We have a deck consisting of $N$ cards. Each card has an integer written on it. The integer on the $i$-th card from the top is $a_i$.

Two people X and Y will play a game using this deck. Initially, X has a card with $Z$ written on it in his hand, and Y has a card with $W$ written on it in his hand. Then, starting from X, they will alternately perform the following action:

• Draw some number of cards from the top of the deck. Then, discard the card in his hand and keep the last drawn card instead.
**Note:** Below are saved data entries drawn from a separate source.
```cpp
extern "C" long oadg_conv2d_wgrad_multi_plan(oadg_wgrad_job* jobs, int n, int target_blocks, int* xcd_first) {
    if (!jobs || n < 1 || target_blocks < 1) return -(long)OADG_EARG;
    double work = 0.0;
    for (int i = 0; i < n; ++i) {
        oadg_wgrad_job& j = jobs[i];
        if (j.N < 1 || j.H < 1 || j.W < 1 || j.R < 1 || j.S < 1 || j.stride < 1 || j.dil < 1 || j.pad < 0) return -(long)OADG_EARG;
        if (j.K % 256 != 0 || j.C % 256 != 0 || j.K < 256 || j.C < 256) return -(long)OADG_EARG;
        if ((double)j.N * j.H * j.W * j.C >= 4294967296.0) return -(long)OADG_EARG;
        j.Ho = (j.H + 2 * j.pad - j.dil * (j.R - 1) - 1) / j.stride + 1;
        j.Wo = (j.W + 2 * j.pad - j.dil * (j.S - 1) - 1) / j.stride + 1;
        if (j.Ho < 1 || j.Wo < 1) return -(long)OADG_EARG;
        j.P = (long)j.N * j.Ho * j.Wo;
        const long tiles = (long)(j.K / 256) * (j.C / 256) * j.R * j.S, nchunks = (j.P + WP - 1) / WP;
        work += (double)tiles * (double)nchunks;
    }
    auto assign = [&](long target, int* sp_out) -> long {
        const double per = work / (double)target;
        long total = 0;
        for (int i = 0; i < n; ++i) {
            const oadg_wgrad_job& j = jobs[i];
            const long nchunks = (j.P + WP - 1) / WP;
            long sp = per > 0.0 ? (long)((double)nchunks / per) : 1;
            if (sp < 1) sp = 1;
            if (sp > nchunks) sp = nchunks;
            sp_out[i] = (int)sp;
            total += (long)(j.K / 256) * (j.C / 256) * j.R * j.S * sp;
        }
        while (total > target) {
            int best = -1;
            double shortest = 1e300;
            for (int i = 0; i < n; ++i) {
                const oadg_wgrad_job& j = jobs[i];
                if (sp_out[i] <= 1) continue;
                const double len = (double)((j.P + WP - 1) / WP) / sp_out[i];
                if (len < shortest) { shortest = len; best = i; }
            }
            if (best < 0) break;
            sp_out[best] -= 1;
            total -= (long)(jobs[best].K / 256) * (jobs[best].C / 256) * jobs[best].R * jobs[best].S;
        }
        for (;;) {
            int best = -1;
            double longest = 0.0;
            for (int i = 0; i < n; ++i) {
                const oadg_wgrad_job& j = jobs[i];
                const long tiles = (long)(j.K / 256) * (j.C / 256) * j.R * j.S, nchunks = (j.P + WP - 1) / WP;
                if (sp_out[i] >= nchunks || total + tiles > target) continue;
                const double len = (double)nchunks / sp_out[i];
                if (len > longest) { longest = len; best = i; }
            }
            if (best < 0) break;
            sp_out[best] += 1;
            total += (long)(jobs[best].K / 256) * (jobs[best].C / 256) * jobs[best].R * jobs[best].S;
        }
        return total;
    };
    const int cus_per_xcd = target_blocks >= 8 ? target_blocks / 8 : 1;
    auto slices = [cus_per_xcd](const std::vector<double>& len, long* fx) -> double {
        const long cnt = (long)len.size();
        auto fill = [&](double limit, long* out, bool even) -> bool {
            long w = 0;
            double left = 0.0;
            for (double v : len) left += v;
            std::vector<double> cu((size_t)cus_per_xcd);
            for (int x = 0; x < 8; ++x) {
                out[x] = w;
                std::fill(cu.begin(), cu.end(), 0.0);
                const double share = left / (8 - x);
                double mine = 0.0;
                while (w < cnt) {
                    if (even && mine >= share) break;
                    size_t m = 0;
                    for (size_t u = 1; u < cu.size(); ++u)
                        if (cu[u] < cu[m]) m = u;
                    if (cu[m] + len[(size_t)w] > limit) break;
                    cu[m] += len[(size_t)w];
                    mine += len[(size_t)w++];
                }
                left -= mine;
            }
            out[8] = w;
// ... 430 lines not shown
```

Before: 143.0.
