-template <int KVC, bool CAUSAL, int NW>
-__global__ __launch_bounds__(NW * 64) void attn_fwd_split_kernel(const float* __restrict__ qkv, half_t* __restrict__ out, int S, int H) {
-    constexpr int SP = KVC * 32;
+template <int KVC, bool CAUSAL>
+__device__ __forceinline__ void split_scores(const half_t* Kh, const half_t* Kl, const f32x4 (&qr)[2][2], int qrow, int S, int lane, f32x4 (&sc)[2 * KVC]) {
     constexpr float LOG2E = 1.4426950408889634f;
     constexpr float INV = 1.0f / (float)GRIP_SPLIT_LO_SCALE;
+    const int li = lane & 15, lg = lane >> 4;
+    half8 qh[2], ql[2];
+    int ko[2];
+#pragma unroll
+    for (int kk = 0; kk < 2; ++kk) {
+        split8(qr[kk][0] * 0.125f, qr[kk][1] * 0.125f, qh[kk], ql[kk]);
+        ko[kk] = li * 64 + (((kk * 4 + lg) ^ (lane & 7)) * 8);
+        asm volatile("" : "+v"(ko[kk]));
+    }
+    float m = -INFINITY;
+#pragma unroll
+    for (int t = 0; t < 2 * KVC; ++t) {
+        f32x4 acc = {0.f, 0.f, 0.f, 0.f}, cor = {0.f, 0.f, 0.f, 0.f};
+#pragma unroll
+        for (int kk = 0; kk < 2; ++kk) {
+            const int o = t * 16 * 64 + ko[kk];
+            const half8 kh = *(const half8*)(Kh + o), kl = *(const half8*)(Kl + o);
+            acc = __builtin_amdgcn_mfma_f32_16x16x32_f16(kh, qh[kk], acc, 0, 0, 0);
+            cor = __builtin_amdgcn_mfma_f32_16x16x32_f16(kl, qh[kk], cor, 0, 0, 0);
+            cor = __builtin_amdgcn_mfma_f32_16x16x32_f16(kh, ql[kk], cor, 0, 0, 0);
+        }
+        acc += cor * INV;
+        if (CAUSAL || t >= 2 * (KVC - 1)) {
+#pragma unroll
+            for (int r = 0; r < 4; ++r) {
+                const int kv = t * 16 + lg * 4 + r;
+                if (kv >= S || (CAUSAL && kv > qrow)) acc[r] = -INFINITY;
+            }
+        }
+        m = fmaxf(fmaxf(fmaxf(m, acc[0]), fmaxf(acc[1], acc[2])), acc[3]);
+        sc[t] = acc;
+    }
+    m = fmaxf(m, __shfl_xor(m, 16));
+    m = fmaxf(m, __shfl_xor(m, 32));
+    const float m2 = m * LOG2E;
+#pragma unroll
+    for (int t = 0; t < 2 * KVC; ++t)
+#pragma unroll
+        for (int r = 0; r < 4; ++r) sc[t][r] = __builtin_amdgcn_exp2f(__builtin_fmaf(sc[t][r], LOG2E, -m2));
+}
+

Here, at least one card must be drawn.

The game ends when there is no more card in the deck. The score of the game is the absolute difference of the integers written on the cards in the two players' hand.

X will play the game so that the score will be maximized, and Y will play the game so that the score will be minimized. What will be the score of the game?

Constraints

• All input values are integers.
• $1 \leq N \leq 2000$
• $1 \leq Z, W, a_i \leq 10^9$

Sample Input 1

3 100 100
10 1000 100

Sample Output 1

900

If X draws two cards first, Y will draw the last card, and the score will be $|1000 - 100| = 900$.

Sample Input 2

3 100 1000
10 100 100

Sample Output 2

900

If X draws all the cards first, the score will be $|1000 - 100| = 900$.

Sample Input 3

5 1 1
1 1 1 1 1

Sample Output 3

0

Sample Input 4

1 1 1
1000000000

Sample Output 4

999999999